Our patient also developed AKI requiring dialysis. A common and serious complication, AKI occurs in 10% to 55% of patients with rhabdomyolysis.[3,10] The development of AKI is multifactorial; main players include myoglobinuria, metabolic acidosis, and hypovolemia. Myoglobin from damaged muscle cells precipitates with Tamm-Horsfall protein in the renal tubule. Free radicals are also produced from breakdown products of myoglobin and further contribute to tubule damage. These processes are enhanced in acidic urine, a common finding in rhabdomyolysis. Furthermore, hypovolemia from significant tissue edema leads to renal hypoperfusion.[3] Patients with AKI due to rhabdomyolysis commonly have oliguria, and occasionally anuria. The serum creatinine tends to rise more rapidly in rhabdomyolysis-induced AKI than in other causes.[5] These findings were observed in our patient.
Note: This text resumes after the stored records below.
# microsoft/UniSpeech

Hardware: AMD Instinct MI355X
Metric: audio-seconds/sec pretraining, WavLM-Base 15s@16kHz (higher is better)
Workload: dtype bf16; 1 GPU; WavLM-Base (12L, d=768) pretrain fwd+bwd+grad-reduce+fused-Adam, bf16, batch=32x15s per GPU, masked-pred loss (BASELINE.json configs[1]); global_batch=32, frames_per_utt=749, parallelism=dp1, optimizer=fused Adam, fp32 master, clip 10

## Files before the change

include/wavlm_hip.h:

```cpp
#ifndef WAVLM_HIP_H
#define WAVLM_HIP_H
#include <stddef.h>
#include <stdint.h>
#ifdef __cplusplus
extern "C" {
#endif

#define WAVLM_HIP_ABI_VERSION 29
int wavlm_abi_version(void);

typedef struct wavlm_gemm_desc {
  int32_t dtype;
  int32_t c_dtype;
  int32_t M, N, K, KB;
  int32_t transA, transB;
  int64_t lda, ldb, ldc;
  int64_t sA_kb, sB_kb;
  int32_t batch_o, batch_i;
  int64_t sA_o, sA_i, sB_o, sB_i, sC_o, sC_i;
  const void* A;
  const void* B;
  void* C;
  float alpha;
  int32_t epi;
  const void* bias; int32_t bias_dtype; int64_t sBias_o, sBias_i;
  void* aux; int32_t aux_dtype; int64_t ld_aux, sAux_o, sAux_i;
  const void* res; int32_t res_dtype; int64_t ld_res, sRes_o, sRes_i;
  int32_t accumulate;
  int32_t split_k;
  void* workspace; uint64_t ws_bytes;
  void* colsum; int32_t colsum_dtype; int32_t colsum_accumulate;
} wavlm_gemm_desc;

uint64_t wavlm_gemm_workspace_bytes(const wavlm_gemm_desc* d);
int wavlm_gemm(const wavlm_gemm_desc* d, void* stream);
int wavlm_gemm_grouped(const wavlm_gemm_desc* d, int32_t n, void* stream);

int32_t wavlm_grid_blocks(void);
int32_t wavlm_split_single(int32_t M, int32_t N, int64_t ktiles, int32_t grid);
int32_t wavlm_split_grouped(int64_t tiles, int64_t ktiles, int32_t grid, int32_t forced);
int32_t wavlm_slabs_grouped(int64_t tiles, int64_t ktiles, int32_t grid, int32_t forced, int32_t balanced);
// ... 3 lines not shown
  const void* dy;
  const void* x;
  void* dW;
  int32_t N, K;
} wavlm_wgrad_item;
uint64_t wavlm_linear_wgrads_workspace_bytes(const wavlm_wgrad_item* items, int32_t n_items, int64_t rows);
int wavlm_linear_wgrads(const wavlm_wgrad_item* items, int32_t n_items, int64_t rows, int32_t c_dtype, void* workspace,
                        uint64_t ws_bytes, void* stream);


int wavlm_layernorm_fwd(const void* x, const void* r, void* y, void* s, float* mean, float* rstd, const void* gamma,
                        const void* beta, int64_t rows, int32_t D, float eps, int32_t dtype, int32_t param_dtype,
                        int32_t act, float p_in, uint64_t seed_in, float p_out, uint64_t seed_out, void* stream);
uint64_t wavlm_layernorm_bwd_workspace_bytes(int32_t D);
int wavlm_layernorm_bwd(const void* dy, const void* s, const float* mean, const float* rstd, const void* gamma,
                        const void* beta, void* dx, void* dr, const void* dx_add, void* dgamma, void* dbeta,
                        void* dr_colsum, int64_t rows, int32_t D, int32_t dtype, int32_t param_dtype, int32_t act,
                        float p_in, uint64_t seed_in, float p_out, uint64_t seed_out, float grad_scale,
                        int32_t accumulate_params, int32_t dr_incl_add, void* workspace, uint64_t ws_bytes, void* stream);
int wavlm_layernorm_bwd_seg(const void* dy, const void* s, const float* mean, const float* rstd, const void* gamma,
                            const void* beta, void* dx, void* dr, const void* dx_add, void* dgamma, void* dbeta,
                            void* dr_colsum, int64_t rows, int32_t D, int32_t dtype, int32_t param_dtype, int32_t act,
                            float p_in, uint64_t seed_in, float p_out, uint64_t seed_out, float grad_scale,
                            int32_t accumulate_params, int32_t dr_incl_add, int32_t dx_seg_rows, int32_t dx_seg_gap,
                            void* workspace, uint64_t ws_bytes, void* stream);

uint64_t wavlm_colsum_workspace_bytes(int32_t N);
int wavlm_colsum(const void* x, int64_t rows, int32_t N, int64_t ld, int32_t dtype, const uint8_t* include_mask,
                 const uint8_t* exclude_mask, void* out, int32_t out_dtype, int32_t accumulate, void* workspace,
                 uint64_t ws_bytes, void* stream);
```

Currently, there is no consensus on which lab parameter strongly predicts the likelihood of AKI in rhabdomyolysis.[5,10] Peak serum myoglobin level >15 000 µg/L has been found to correlate with the risk of AKI and the need for hemodialysis.[14] Given the short peak time of serum myoglobin, however, it may not be a practical indicator. Serum CK predicts the severity of rhabdomyolysis well, but not the risk of AKI.[5] The risk of kidney injury is thought to be low when CK is less than 15 000 to 20 000 U/L, although the presence of other comorbidities can lower the threshold.[5] This is consistent with the current and previously reported cases. Our patient, with a CK more than 100 000 U/L developed severe kidney injury, while none of the other cases did with CK levels less than 15 000 U/L. Our case serves as a reminder that a significantly high level of CK should raise concern of rhabdomyolysis-induced severe AKI.
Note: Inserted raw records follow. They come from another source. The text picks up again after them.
template <> struct Stager<true> {
  static constexpr int LD = 129;
  float4 r[4];
  __device__ __forceinline__ void load(const float* src, long long ld, int row0, int nrows, int k0) {
    const int t = threadIdx.x;
    const int kc = (t & 7) * 4;
#pragma unroll
    for (int i = 0; i < 4; ++i) {
      const int row = row0 + (t >> 3) + 32 * i;
      r[i] = (row < nrows) ? ld4(src + (long long)row * ld + k0 + kc) : make_float4(0.f, 0.f, 0.f, 0.f);
    }
  }
  __device__ __forceinline__ void store(float* s) const {
    const int t = threadIdx.x;
    const int kc = (t & 7) * 4;
// ... 413 lines not shown
  NPVP_CHECK_ARG(N > 0 && K > 0 && N % 8 == 0 && K % 8 == 0 && ld % 4 == 0, "split_weight: N, K must be multiples of 8");
  NPVP_CHECK_ARG(((uintptr_t)w % 16) == 0, "split_weight: w must be 16-byte aligned");
  const long long total = (long long)N * K / 8;
  int blocks = (int)((total + 255) / 256); if (blocks > 4096) blocks = 4096;
  if (F) { NPVP_LAUNCH(split_weight_fwd_kernel, dim3(blocks), dim3(256), 0, stream, w, ld, N, K, (__bf16*)F); NPVP_CHECK_LAUNCH(); }
  if (D) { NPVP_LAUNCH(split_weight_dgrad_kernel, dim3(blocks), dim3(256), 0, stream, w, ld, N, K, (__bf16*)D); NPVP_CHECK_LAUNCH(); }
  return NPVP_OK;
}

extern "C" int npvp_split_weights_batched(const void* desc, int count, hipStream_t stream) {
  NPVP_CHECK_ARG(desc && count > 0, "split_weights_batched: empty table");
  NPVP_LAUNCH(split_weights_batched_kernel, dim3(128, count), dim3(256), 0, stream, (const SplitDesc*)desc);
  NPVP_CHECK_LAUNCH();
  return NPVP_OK;
}

struct GemmFacts {
  int a_kc, b_kc, M, N, K, precision;
  bool planes;
  bool plain;
  bool amax;
  bool rowstats;
  long long ws_bytes;
};
struct GemmPlan {
  int id, variant, splits, steps;
  bool planes;
};

static GemmPlan plan_gemm(const GemmFacts& f) {
  const int M = f.M, N = f.N, K = f.K;
  const bool want_h = f.precision == 6;
  const int precision = want_h ? 4 : f.precision;
  int s128 = pick_splits(M, N, K);
  if (s128 > 1 && (!f.plain || f.ws_bytes < npvp_gemm_workspace_bytes(M, N, K))) s128 = 1;
  const bool planes_ok = f.planes && f.a_kc && K % 16 == 0 && N % 8 == 0;
  const bool wgrad = !f.a_kc && !f.b_kc && f.plain && !f.rowstats;
  auto fits = [&](int s) { return s == 1 || (s > 1 && f.ws_bytes >= splitk_workspace_bytes(s, M, N)); };
  GemmPlan pl = {precision == 0 ? 0 : 1, 0, s128, 0, false};
  int v = 0, s = 0;
  if (want_h && planes_ok && f.amax && (v = gemm_f16_variant(M, N, K)) != 0) {
    pl.id = v == 1 ? 5 : 7; pl.variant = v; pl.splits = 1; pl.planes = true;
  } else if (want_h && wgrad && f.amax && fits(s = f16_wgrad_splits(M, N, K))) {
    pl.id = 6; pl.splits = s;
  } else if (!want_h && precision == 4 && planes_ok && s128 == 1 && (v = wide_variant(M, N, K)) != 0) {
    pl.id = v == 1 ? 2 : 4; pl.variant = v; pl.planes = true;
  } else if (precision == 4 && wgrad && fits(s = wide_wgrad_splits(M, N, K))) {
    pl.id = 3; pl.splits = s;
  } else {
    pl.planes = !want_h && precision == 4 && planes_ok && s128 == 1 && !f.rowstats;
  }
  pl.steps = K / pl.splits / (precision == 0 ? BK : 16);
  return pl;
}
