int launch_phi_quad_coef(hipStream_t st, const double *Rc, const double *P, const double *xmu, const double *fmx, int m, int mp, int de,
                         double *Cq, double *blockmax, unsigned *ticket, double *bound, int *route) {
    dim3 g((mp + 63) / 64), b(64);
    switch (de) {
        case 8: hipLaunchKernelGGL(k_phi_quad_coef<8>, g, b, 0, st, Rc, P, xmu, fmx, m, mp, Cq, blockmax, ticket, bound, route); break;
        case 10: hipLaunchKernelGGL(k_phi_quad_coef<10>, g, b, 0, st, Rc, P, xmu, fmx, m, mp, Cq, blockmax, ticket, bound, route); break;
        default: return -1;
    }
    return 0;
}

struct PhiQuadKArgs {
    const double *Xs;
    const double *Cq;
    const int *route;
    int n, m, mp;
    const double *v, *bvec, *omega, *Y;
    double *Phi, *lnbeta, *wbeta;
    int jgroup;
    double *part;
    long ldp;
};

#ifndef GPZ_PHI_QUAD_RB
#define GPZ_PHI_QUAD_RB 2
#endif
#ifndef GPZ_PHI_QUAD_WGS
#define GPZ_PHI_QUAD_WGS 3
#endif

template <int D, int RB>
__global__ __launch_bounds__(256, GPZ_PHI_QUAD_WGS) void k_phi_quad(PhiQuadKArgs a) {
    constexpr int NF = PhiQuadShape<D>::NF, NK = PhiQuadShape<D>::NK, CS = PhiQuadShape<D>::CS, XL = D + 2;
    constexpr int NPB = 16 * CS;
    constexpr int NLD = (NPB + 255) / 256;
    if (*a.route != GPZ_PHI_ROUTE_QUAD) return;
    __shared__ double cq[2][NPB];
    __shared__ unsigned char pia[CS], pib[CS];
    const int tid = threadIdx.x, lane = tid & 63, wave = tid >> 6, li = lane & 15, lk = lane >> 4;
    const long row0 = ((long)blockIdx.x * 4 + wave) * (16 * RB);

    if (tid < CS) {
        const int f = tid;
        int ia = 0, ib = 0;
        if (f >= NF) ia = ib = XL - 1;
        else if (f >= 1) {
            if (f <= D) ia = f;
            else {
                int e2 = f - 1 - D, aa = 0;
                while (e2 >= D - aa) { e2 -= D - aa; ++aa; }
                ia = aa + 1; ib = aa + e2 + 1;
            }
        }
        pia[f] = (unsigned char)ia; pib[f] = (unsigned char)ib;
    }
    const int jlo = blockIdx.y * a.jgroup;
    const int jhi = min(a.mp, jlo + a.jgroup);
    double stg[NLD];
    auto pload = [&](int j0) {
#pragma unroll
        for (int q = 0; q < NLD; ++q) {
            const int e = tid + 256 * q;
            stg[q] = e < NPB ? a.Cq[(size_t)j0 * CS + e] : 0.0;
        }
    };
    auto pstore = [&](int buf) {
#pragma unroll
        for (int q = 0; q < NLD; ++q) {
            const int e = tid + 256 * q;
            if (e < NPB) cq[buf][e] = stg[q];
        }
    };
    pload(jlo);
    pstore(0);
    __syncthreads();

    double F[RB][NK];
#pragma unroll
    for (int ks = 0; ks < NK; ++ks) {
        const int ia = pia[4 * ks + lk], ib = pib[4 * ks + lk];
#pragma unroll
        for (int rb = 0; rb < RB; ++rb) {
            const long i = row0 + 16 * rb + li;
            const double *xr = a.Xs + (size_t)i * XL;
            F[rb][ks] = xr[ia] * xr[ib];
        }
    }
    double sv[RB][4];
#pragma unroll
    for (int rb = 0; rb < RB; ++rb)
#pragma unroll
        for (int r = 0; r < 4; ++r) sv[rb][r] = 0.0;

    int cur = 0;
    for (int j0 = jlo; j0 < jhi; j0 += 16, cur ^= 1) {
        const bool more = j0 + 16 < jhi;
        if (more) pload(j0 + 16);
        const int j = j0 + li;
        const double vj = (a.v && j < a.m) ? a.v[j] : 0.0;
        d4_t acc[RB];
#pragma unroll
        for (int rb = 0; rb < RB; ++rb) acc[rb] = d4_t{0.0, 0.0, 0.0, 0.0};
        const double *cb = &cq[cur][li * CS + lk];
#pragma unroll
        for (int ks = 0; ks < NK; ++ks) {
            const double b = cb[4 * ks];
#pragma unroll
            for (int rb = 0; rb < RB; ++rb) acc[rb] = MFMA_F64(F[rb][ks], b, acc[rb]);
        }
        double ph[RB][4];
#pragma unroll
        for (int rb = 0; rb < RB; ++rb) {
#pragma unroll
            for (int r = 0; r < 4; ++r) {
                const long i = row0 + 16 * rb + lk + 4 * r;
                const double e = exp(fmin(acc[rb][r], 0.0));
                ph[rb][r] = i < a.n ? e : 0.0;
                sv[rb][r] = fma(ph[rb][r], vj, sv[rb][r]);
            }
        }
        if (j0 + 16 > a.m) {
#pragma unroll
            for (int rb = 0; rb < RB; ++rb) {
#pragma unroll
                for (int r = 0; r < 4; ++r) {
                    const double y = a.Y ? a.Y[row0 + 16 * rb + lk + 4 * r] : 0.0;
                    if (j >= a.m) ph[rb][r] = j == a.m ? y : 0.0;
                }
            }
        }
        double *const po = a.Phi + (size_t)(row0 + lk) * a.mp + j;
#pragma unroll
        for (int rb = 0; rb < RB; ++rb) {
#pragma unroll
            for (int r = 0; r < 4; ++r) po[(size_t)(16 * rb + 4 * r) * a.mp] = ph[rb][r];
        }
        if (more) pstore(cur ^ 1);
        __syncthreads();
    }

The prognosis of rhabdomyolysis depends on the underlying etiology. When treated early and without evidence of renal injury, rhabdomyolysis has an excellent prognosis. Treatment of rhabdomyolysis is 3-pronged: removal of offending agent, stabilization and resuscitation of the patient, and preservation of renal function. Aggressive fluid replacement with crystalloids is important in treating and preventing AKI, although there is no clear evidence on which type of crystalloid is preferred.[3] The use of bicarbonate drip to alkalize urine and of mannitol for osmotic diuresis to prevent intrarenal heme pigment deposition is also common practice, albeit with weak clinical evidence.[8,15] When severe kidney injury develops, mortality rates vary significantly based on the setting.[5] In cases of refractory hyperkalemia, acidosis, volume overload, oliguria, or anuria, renal replacement therapy—either intermittent or continuous—should be considered.[5,16] For our patient, hemodialysis was initiated early during his illness course and he recovered well.

Limitations of our case include the lack of kidney biopsy, which could clarify the mechanism and extent of the injury. Serum quantitative myoglobin level was not tested due to lack of access, although its impact on diagnosis and treatment would be limited.

Based on the lack of reports, terbinafine-induced rhabdomyolysis is rare but can have serious consequences. Diagnosis of rhabdomyolysis can be difficult, especially in patients with active lifestyles who may attribute symptoms of muscle toxicity to exercise alone and delay medical care. When prescribing terbinafine, clinicians should be aware of the possibility of rhabdomyolysis and have a low threshold for CK testing if patients develop symptoms of myotoxicity. In addition, while hepatic toxicity is a more likely adverse event, caution should be taken to rule out any underlying rhabdomyolysis that may be contributing to elevated liver enzymes.

In summary, rhabdomyolysis is a potentially lethal condition with highly variable clinical presentation. Early detection is instrumental in preventing AKI. Most importantly, we are reminded that commonly prescribed and well-tolerated medications such as terbinafine can lead to rhabdomyolysis, and we are obliged to screen for this potentially lethal condition.